* _Task requirements_:
Return every line from the records below in which the word "defined" is found.

* _Exercise data_:
# floe/backscrub

Measured on AMD Instinct MI355X. Metric: composited frames/sec at 640×480 (batch), 1/2/4/8 MI355X + mask IoU vs CPU ref, higher is better.
Workload: dtype f32 (network) / u8 (image kernels); 1 GPU; BASELINE configs[1]: batch=256 640x480 frames, segm_lite_v681.tflite; moving scene: ring of 4 batches, a new one every step; 1 step = prep+network+decode+mask+blend, inputs resident in HBM; streams_per_gpu=256, library=bsx 0.1 (HIP gfx950, f32 NHWC)

## Files before the change

backscrub_amd/csrc/gen_seg.cpp:

```cpp
#include "gen_seg.hpp"

#include <cstdarg>
#include <cstdio>

namespace bsx {
namespace {

const char kSegSource[] =
#include "seg_rtc_src.inc"
    ;

}

std::string seg_constants_text(const SegPlan& sp, const char* pre) {
  std::string out;
  auto P = [&](const char* fmt, ...) {
    char buf[1024];
    va_list ap;
    va_start(ap, fmt);
    vsnprintf(buf, sizeof buf, fmt, ap);
    va_end(ap);
    out += buf;
  };
  auto conv = [&](const char* n, const SegConvW& c) { P("  t.%s.w_off = %lldll; t.%s.b_off = %lldll; t.%s.Cin = %d; t.%s.Cout = %d; t.%s.cout_pad = %d; t.%s.act = %d;\n", n, c.w_off, n, c.b_off, n, c.Cin, n, c.Cout, n, c.cout_pad, n, c.act); };
  auto dw = [&](const char* n, const SegDwW& c) { P("  t.%s.w_off = %lldll; t.%s.b_off = %lldll; t.%s.C = %d; t.%s.act = %d;\n", n, c.w_off, n, c.b_off, n, c.C, n, c.act); };
  auto gate = [&](const char* n, const SegGate& g_) {
    P("  t.%s.n_parts = %d; t.%s.sum_parts = %d; t.%s.n_fc = %d; t.%s.timing_skip = %d;\n", n, g_.n_parts, n, g_.sum_parts, n, g_.n_fc, n, g_.timing_skip);
    for (int i = 0; i < 2; i++) {
      P("  t.%s.part[%d].off = %lldll; t.%s.part[%d].n = %d; t.%s.part[%d].C = %d; t.%s.part[%d].hw = (float)%.9g;\n", n, i, g_.part[i].off, n, i, g_.part[i].n, n, i, g_.part[i].C, n, i, (double)g_.part[i].hw);
      P("  t.%s.fc[%d].w_off = %lldll; t.%s.fc[%d].b_off = %lldll; t.%s.fc[%d].Cin = %d; t.%s.fc[%d].Cout = %d; t.%s.fc[%d].act = %d;\n", n, i, g_.fc[i].w_off, n, i, g_.fc[i].b_off, n, i, g_.fc[i].Cin, n, i,
              g_.fc[i].Cout, n, i, g_.fc[i].act);
    }
  };
  auto end = [&](int dbg_skip) { if (dbg_skip) P("  t.dbg_skip = %d;\n", dbg_skip); P("  return t; }();\n"); };
  const SegHead& H = sp.head; const SegK2& K2 = sp.k2; const SegK3& K3 = sp.k3; const SegTail& T = sp.tail;
  P("// segment descriptors of the loaded graph as constants (gen_seg.cpp: seg_constants_text)\nconstexpr SegHead %sHEAD = [] { SegHead t{};\n", pre);
  P("  t.H0 = %d; t.W0 = %d; t.H1 = %d; t.W1 = %d; t.H2 = %d; t.W2 = %d; t.stem_pt = %d; t.stem_pl = %d; t.dw_pt = %d; t.dw_pl = %d;\n", H.H0, H.W0, H.H1, H.W1, H.H2, H.W2, H.stem_pt, H.stem_pl, H.dw_pt, H.dw_pl);
  conv("stem", H.stem); conv("pw", H.pw); dw("dw", H.dw);
  P("  t.a_off = %lldll; t.b0_off = %lldll; t.part_a_off = %lldll; t.part_b0_off = %lldll; t.TR = %d; t.TC = %d; t.tiles_y = %d; t.tiles_x = %d; t.lds_floats = %d; t.rw = %d; t.m_ct = %uu;\n",
          H.a_off, H.b0_off, H.part_a_off, H.part_b0_off, H.TR, H.TC, H.tiles_y, H.tiles_x, H.lds_floats, H.rw, H.m_ct);
  end(H.dbg_skip);
  P("constexpr SegK2 %sK2 = [] { SegK2 t{};\n  t.H2 = %d; t.W2 = %d; t.H3 = %d; t.W3 = %d; t.dw_pt = %d; t.dw_pl = %d;\n", pre, K2.H2, K2.W2, K2.H3, K2.W3, K2.dw_pt, K2.dw_pl);
  gate("gate", K2.gate); conv("pw_a", K2.pw_a); conv("pw_b", K2.pw_b); dw("dw", K2.dw);
  P("  t.b0_off = %lldll; t.B_off = %lldll; t.c0_off = %lldll; t.part_B_off = %lldll; t.TR = %d; t.TC = %d; t.tiles_y = %d; t.tiles_x = %d; t.lds_floats = %d; t.rw = %d; t.m_ct = %uu;\n",
          K2.b0_off, K2.B_off, K2.c0_off, K2.part_B_off, K2.TR, K2.TC, K2.tiles_y, K2.tiles_x, K2.lds_floats, K2.rw, K2.m_ct);
  end(K2.dbg_skip);
  P("constexpr SegK3 %sK3 = [] { SegK3 t{};\n  t.H2 = %d; t.W2 = %d; t.HL = %d; t.WL = %d; t.half_pixel = %d; t.align_corners = %d;\n", pre, K3.H2, K3.W2, K3.HL, K3.WL, K3.half_pixel, K3.align_corners);
  conv("pw1", K3.pw1); conv("pw2", K3.pw2); dw("dw", K3.dw);
  P("  t.skip_off = %lldll; t.lo2_off = %lldll; t.g_off = %lldll; t.lo_off = %lldll; t.part_lo_off = %lldll; t.TR = %d; t.TC = %d; t.tiles_y = %d; t.tiles_x = %d; t.lds_floats = %d; t.lo_floats = %d; t.hs = (float)%.9g; t.ws = (float)%.9g;\n",
          K3.skip_off, K3.lo2_off, K3.g_off, K3.lo_off, K3.part_lo_off, K3.TR, K3.TC, K3.tiles_y, K3.tiles_x, K3.lds_floats, K3.lo_floats, (double)K3.hs, (double)K3.ws);
  end(K3.dbg_skip);
  P("constexpr SegTail %sTAIL = [] { SegTail t{};\n  t.H1 = %d; t.W1 = %d; t.HL = %d; t.WL = %d; t.H0 = %d; t.W0 = %d; t.half_pixel = %d; t.align_corners = %d;\n", pre, T.H1, T.W1, T.HL, T.WL, T.H0, T.W0, T.half_pixel, T.align_corners);
  gate("gate", T.gate); conv("pw", T.pw); dw("dw", T.dw);
  P("  t.tc_w_off = %lldll; t.tc_b_off = %lldll; t.Co = %d; t.act3 = %d; t.model_type = %d; t.skip_off = %lldll; t.lo_off = %lldll; t.pre_gate_off = %lldll; t.TR = %d; t.TC = %d; t.tiles_y = %d; t.tiles_x = %d; "
             "t.lds_floats = %d; t.lo_floats = %d; t.hs = (float)%.9g; t.ws = (float)%.9g;\n",
          T.tc_w_off, T.tc_b_off, T.Co, T.act3, T.model_type, T.skip_off, T.lo_off, T.pre_gate_off, T.TR, T.TC, T.tiles_y, T.tiles_x, T.lds_floats, T.lo_floats, (double)T.hs, (double)T.ws);
  end(T.dbg_skip);
  return out;
}

std::string generate_seg_source(const Plan& plan, bool h16, bool u8in, std::string* why) {
  auto fail = [&](const char* m) { if (why) *why = m; return std::string(); };
  if (!plan.seg.on) return fail("no segment kernels in this plan");
  const SegPlan& sp = plan.seg;
  const bool sig = sp.tail.act3 == kActSigmoid;
  if (!((sp.tail.Co == 2 && !sig) || sp.tail.Co == 1)) return fail("transpose-convolution output channels");
  std::string src = kSegSource;
  const std::string mark = "BSXS_SEG_CONSTANTS";
  const size_t at = src.find(mark);
  if (at == std::string::npos) return fail("embedded source has no constants marker");
  src.replace(at, mark.size(), seg_constants_text(sp, "kSeg"));
  char head[512];
  snprintf(head, sizeof head, "#define BSXS_SEG_RTC 1\n#define BSXS_SEG_HS %d\n#define BSXS_SEG_H16 %d\n#define BSXS_SEG_U8 %d\n#define BSXS_SEG_SIG %d\n#define BSXS_SEG_CO %d\n",
           sp.head.stem.act == kActHswish ? 1 : 0, h16 ? 1 : 0, u8in ? 1 : 0, sig ? 1 : 0, sp.tail.Co);
  return std::string(head) + src;
}

}
```

backscrub_amd/csrc/kernels_seg.hip:

```cpp
#ifndef __HIPCC_RTC__
#include <hip/hip_runtime.h>
#endif
#ifndef BSX_SEG_RTC
#include "debug_switches.hpp"

#include <algorithm>
#include <cstdlib>
#include <type_traits>

#include "kernels.hpp"
#include "mfma_tile.hpp"
#include "segments.hpp"
#endif

#if defined(BSX_SEG_RTC)
#define BSX_SEG_D(T, NAME) constexpr T d = kSeg##NAME; (void)d_rt
#elif defined(BSX_SEG_PROBE)
#define BSX_SEG_D(T, NAME) constexpr T d = kProbe##NAME; (void)d_rt
#else
#define BSX_SEG_D(T, NAME) const T& d = d_rt
#endif

namespace bsx {
#ifdef BSX_SEG_RTC
// ... 134 lines not shown
    fc(f2, s_hid, w2, b2, s_gate);
    __syncthreads();
  }
}

template <int SHR>
__device__ __forceinline__ float dpp_row_shr(float v) {
  return __builtin_bit_cast(float, __builtin_amdgcn_update_dpp(0, __builtin_bit_cast(int, v), 0x110 + SHR, 0xf, 0xf, true));
}
template <int MODE>
__device__ __forceinline__ void wave_reduce16(float4 v, float* s_red, int wave, int lane) {
  if (MODE == 0) {
    v.x += dpp_row_shr<1>(v.x); v.y += dpp_row_shr<1>(v.y); v.z += dpp_row_shr<1>(v.z); v.w += dpp_row_shr<1>(v.w);
    v.x += dpp_row_shr<2>(v.x); v.y += dpp_row_shr<2>(v.y); v.z += dpp_row_shr<2>(v.z); v.w += dpp_row_shr<2>(v.w);
    v.x += dpp_row_shr<4>(v.x); v.y += dpp_row_shr<4>(v.y); v.z += dpp_row_shr<4>(v.z); v.w += dpp_row_shr<4>(v.w);
    v.x += dpp_row_shr<8>(v.x); v.y += dpp_row_shr<8>(v.y); v.z += dpp_row_shr<8>(v.z); v.w += dpp_row_shr<8>(v.w);
    const int li = lane & 15;
    if (li >= 12) st4(s_red + (wave * 4 + (15 - li)) * 16 + 4 * (lane >> 4), li == 15 ? v : f4zero());
  } else {
    v.x += dpp_row_shr<4>(v.x); v.y += dpp_row_shr<4>(v.y); v.z += dpp_row_shr<4>(v.z); v.w += dpp_row_shr<4>(v.w);
    v.x += dpp_row_shr<8>(v.x); v.y += dpp_row_shr<8>(v.y); v.z += dpp_row_shr<8>(v.z); v.w += dpp_row_shr<8>(v.w);
    if ((lane & 12) == 12) st4(s_red + (wave * 4 + (lane >> 4)) * 16 + 4 * (lane & 3), v);
  }
}
__device__ __forceinline__ void store_partials(const float* s_red, float* dst ) {
  if (threadIdx.x < 16) {
    float s = 0.f;
#pragma unroll
    for (int j = 0; j < 16; j++) s += s_red[j * 16 + threadIdx.x];
    dst[threadIdx.x] = s;
  }
}
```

* _Output for this task_:
#if defined(BSX_SEG_RTC)
#elif defined(BSX_SEG_PROBE)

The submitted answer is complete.